SUMENEP, Suarademokrasi – Polres Sumenep berhasil mengamankan 2 (dua) tersangka dari 3 orang pelaku penganiayaan terhadap seorang penyandang disabilitas netra, SH (54), warga Dusun Junjang, Desa Batang-Batang Laok, Kecamatan Batang-Batang, Kabupaten Sumenep. Peristiwa penganiayaan ini terjadi pada Rabu (22/5/2024) dan Kamis (23/5/2024).
Kedua terduga pelaku adalah MT (35) dan MW, keduanya warga Dusun Junjang, Desa Batang-Batang Laok, Kecamatan Batang-Batang, Kabupaten Sumenep. Mereka ditangkap oleh pihak kepolisian setelah laporan penganiayaan yang menimpa SH. Senin 3 Juni 2024.
Menurut rilis Kasi Humas Polres Sumenep, AKP Widi, insiden pertama terjadi pada Rabu, 22 Mei 2024 sekitar pukul 14.00 WIB. Saat itu, korban SH sedang berada di rumah ketika didatangi oleh MW. Terjadilah cekcok mulut yang berakhir dengan MW memukul dahi SH, hingga SH terpental.
Baca Juga: Penganiayaan Tunanetra Oleh 3 Pelaku, Salah Satunya Bersenjata Tajam
“MW juga menghina SH dengan mengatakan ‘gun onggunna oreng buta’, yang berarti ‘dasar orang buta’,” ungkap AKP Widi. Senin 3 Juni 2024.
Keadaan semakin memanas ketika tetangga datang untuk melerai. MW mengeluarkan sebilah clurit yang disembunyikan di dalam bajunya. Beruntung, warga sekitar berhasil melerai dan menyerahkan clurit tersebut kepada Kepala Desa.
Keesokan harinya, Kamis, 23 Mei 2024 sekitar pukul 07.00 WIB, MW bersama menantunya, MT, dan ST kembali mendatangi rumah SH dan melakukan penganiayaan bersama-sama.
Untuk mempertanggungjawabkan perbuatannya, kedua pelaku kini diamankan di Polres Sumenep, sedangkan pelaku ST belum ditahan. Mereka dijerat dengan Pasal 170 ayat (2) ke-1 atau Pasal 351 ayat (1) jo Pasal 55 ayat (1) ke-1 KUHP tentang penganiayaan.
Sedangkan salah satu pelaku membawa sajam yang dapat memicu terjadinya tindak pidana penganiayaan. Pidananya merujuk pada Pasal 2 ayat 1 Undang Undang Darurat Nomor 12 Tahun 1951 dengan ancaman hukuman penjara 10 tahun. Tidak diterapkan kepada pelaku.
Kasus ini mendapatkan perhatian luas dari masyarakat yang berharap keadilan ditegakkan dan pelaku dihukum sesuai dengan ketentuan yang berlaku. Polres Sumenep diharapkan dapat menyelesaikan kasus ini dengan transparan dan profesional.

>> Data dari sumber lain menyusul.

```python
def _path(f):
    return f if os.path.isabs(f) else os.path.join(CSRC, f)


def source_hash():
    h = hashlib.sha256()
    files = sorted(os.path.join(CSRC, f) for f in os.listdir(CSRC) if f.endswith((".hip", ".h")))
    files += sorted(os.path.join(INC, f) for f in os.listdir(INC) if f.endswith(".h"))
    if DPP_PASS:
        files.append(os.path.join(HERE, "dpp_hazard_pass.py"))
    for f in files:
        h.update(os.path.basename(f).encode())
        with open(f, "rb") as fh:
            h.update(fh.read())
    return h.hexdigest()[:16]


def _unit_key(src, defs, deps, flags):
    h = hashlib.sha256(" ".join(flags + defs + (["dpp-pass", PASS_MODE] if DPP_PASS else [])).encode())
    for f in [src] + list(deps):
# ... 156 lines not shown
```

### hcr_genesis_lr_cl_amd/csrc/lg_host.hip

```cpp
#include "lg_shared.h"
#include "lg_dpp_kat.h"
#include <algorithm>
#include <unistd.h>

__global__ __launch_bounds__(256) void obs_compact_kernel(float *buf, int n_rows, int row, int frame, int stack, int from) {
    const int per = (stack - 1) * frame;
    const long long total = (long long)n_rows * per;
    for (long long t = (long long)blockIdx.x * blockDim.x + threadIdx.x; t < total; t += (long long)gridDim.x * blockDim.x) {
        const int e = (int)(t / per), i = (int)(t % per);
        buf[(size_t)e * row + frame + i] = buf[(size_t)e * row + (size_t)(from + 1) * frame + i];
    }
}

static thread_local std::string g_err;
static int fail(const std::string &m) { g_err = m; return 1; }
int lg_fail_msg(const std::string &m) { return fail(m); }
#define HIPCHK(x) do { hipError_t _e = (x); if (_e != hipSuccess) return fail(std::string(#x) + ": " + hipGetErrorString(_e)); } while (0)

struct LgEngine {
    LgModelDesc model; LgSimOptions opts; LgTaskCfg task;
    LgModelDesc *d_model = nullptr; LgSimOptions *d_opts = nullptr; LgTaskCfg *d_task = nullptr; LgHot *d_hot = nullptr;
    float *d_lane = nullptr;
    const int16_t *hf = nullptr;
    LgBuffers bufs; bool bound = false;
// ... 274 lines not shown
        biped_all_ee = LG_KERNEL((lg_launch_quad<2, true, PR, 6, 3>));
    static constexpr LgKernel quad_prof[4] = {LG_KERNEL((lg_launch_quad<4, true, PR, 1, 3>)), LG_KERNEL((lg_launch_quad<4, true, PR, 2, 3>)),
                                              LG_KERNEL((lg_launch_quad<4, true, PR, 3, 3>)), LG_KERNEL((lg_launch_quad<4, true, PR, 4, 3>))};
    static constexpr LgKernel quad_prof_rs[4] = {LG_KERNEL((lg_launch_quad_rs<4, 1, false>)), LG_KERNEL((lg_launch_quad_rs<4, 2, false>)),
                                                 LG_KERNEL((lg_launch_quad_rs<4, 3, false>)), LG_KERNEL((lg_launch_quad_rs<4, 4, false>))};
    static constexpr LgKernel inj[4] = {{launch_inj<4, 1>, "(lg_launch_quad_inj<4, 1>)"}, {launch_inj<4, 2>, "(lg_launch_quad_inj<4, 2>)"},
                                        {launch_inj<4, 3>, "(lg_launch_quad_inj<4, 3>)"}, {launch_inj<4, 4>, "(lg_launch_quad_inj<4, 4>)"}};
    static constexpr LgKernel inj_rs[4] = {{lg_launch_quad_rs<4, 1, true>, "(lg_launch_quad_inj<4, 1>, reward set constant)"}, {lg_launch_quad_rs<4, 2, true>, "(lg_launch_quad_inj<4, 2>, reward set constant)"},
                                           {lg_launch_quad_rs<4, 3, true>, "(lg_launch_quad_inj<4, 3>, reward set constant)"}, {lg_launch_quad_rs<4, 4, true>, "(lg_launch_quad_inj<4, 4>, reward set constant)"}};
    static constexpr LgKernel inj_biped = {launch_inj<2, 6>, "(lg_launch_quad_inj<2, 6>)"};
    static constexpr LgKernel sole_phys[2] = {LG_KERNEL((lg_launch_quad<LEGS, false, 0u, 0, 4>)), LG_KERNEL((lg_launch_quad<LEGS, true, 0u, 0, 4>))};
    static constexpr LgKernel sole_post_reset = LG_KERNEL((lg_launch_env<LEGS, PR, 0, 4, false>)), sole_post_reset_repl = LG_KERNEL((lg_launch_env<LEGS, PR, 0, 4, true>)),
        sole_post = LG_KERNEL((lg_launch_env<LEGS, LG_PHASE_POST, 0, 4, false>));
};

struct LgPlan { struct { LgKernel k; dim3 grid; } l[2]; int n = 0; bool sim = false; };

template <int LEGS, int JPL> static LgPlan plan(const LgEngine *h, uint32_t ph, const int sw[SW_COUNT]) {
    using K = Kernels<LEGS, JPL>;
    constexpr unsigned PR = K::PR;
    LgPlan pl; pl.sim = (ph & LG_PHASE_SIM) != 0;
    const auto add = [&pl](const LgKernel &k, dim3 grid) { pl.l[pl.n].k = k; pl.l[pl.n].grid = grid; pl.n++; };
    const int threads = h->bufs.n_envs * LEGS;
    const dim3 grid((threads + BLOCK - 1) / BLOCK), qgrid((threads * 4 + BLOCK - 1) / BLOCK), rgrid((threads + 15) / 16);
    const bool pre = (ph & LG_PHASE_PRE) != 0, hfb = hf_bound(h);
    const uint32_t rest = ph & PR;
    const bool repl = sw[SW_MDP_REPLICAS] >= 0 ? sw[SW_MDP_REPLICAS] != 0 : (LEGS == 2 && (long long)threads * 4 <= 1024LL * BLOCK);
    const auto mdp = [&](uint32_t m) {
        if (m == PR) add(repl ? K::post_reset_repl : K::post_reset, repl ? rgrid : grid); else add(K::post, grid); };
    const auto rs = [&](int prof) {
        return (unsigned)h->hot.reward_mask == lg_default_reward_mask(prof) && h->hot.o_contact_iters == LG_DEFAULT_CONTACT_ITERS &&
               h->hot.o_contact_w_every == LG_DEFAULT_CONTACT_W_EVERY && lg_rs_constants_hold(prof, h->task, h->bufs) &&
               sw[SW_REWARD_SET_CONST] != 0; };
    const int layout = h->opts.sim_layout ? h->opts.sim_layout : ((h->quad_ok && (long long)threads * 4 <= 2048LL * BLOCK) ? 2 : 1);
    if (layout == 2 && pl.sim) {
        if constexpr (JPL == 4) {
            add(K::sole_phys[pre], qgrid);
            if (rest == PR) add(repl ? K::sole_post_reset_repl : K::sole_post_reset, repl ? rgrid : grid);
            else if (rest == LG_PHASE_POST) add(K::sole_post, grid);
        } else if (LEGS == 4 && pre && rest == LG_PHASE_POST) {
            add(K::quad_pre_sim_post, qgrid);
        } else if (LEGS == 4 && pre && rest == PR) {
            const int prof = task_profile(h, false);
            add(prof == LG_PROF_NONE ? K::quad_all : rs(prof) ? K::quad_prof_rs[prof - 1] : K::quad_prof[prof - 1], qgrid);
        } else if (LEGS == 2 && pre && rest == PR && sw[SW_BIPED_FUSE] != 0) {
            if (hfb && task_profile(h, false) == LG_PROF_TRON1_PF_EE && sw[SW_BIPED_TAIL] != 0) add(K::biped_all_ee, qgrid);
            else add(hfb ? K::biped_all_hf : K::biped_all, qgrid);
// ... 409 lines not shown
```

Penangkapan kedua pelaku penganiayaan terhadap SH oleh Polres Sumenep merupakan langkah penting dalam menegakkan hukum dan melindungi hak-hak penyandang disabilitas. Masyarakat menanti proses hukum yang adil dan tegas agar keadilan bagi korban tercapai.
Kerja cepat Polres Sumenep hingga mengamankan pelaku mendapatkan apresiasi dari aktifis mahasiswa fakultas Ilmu Hukum Universitas di Sumenep.
“Kerja cepat Polres Sumenep ini patut kita apresiasi, semoga kerja cepat seperti ini bisa diterapkan dalam menangani semua kasus perkara yang ada di Polres Sumenep,” pungkas Remon.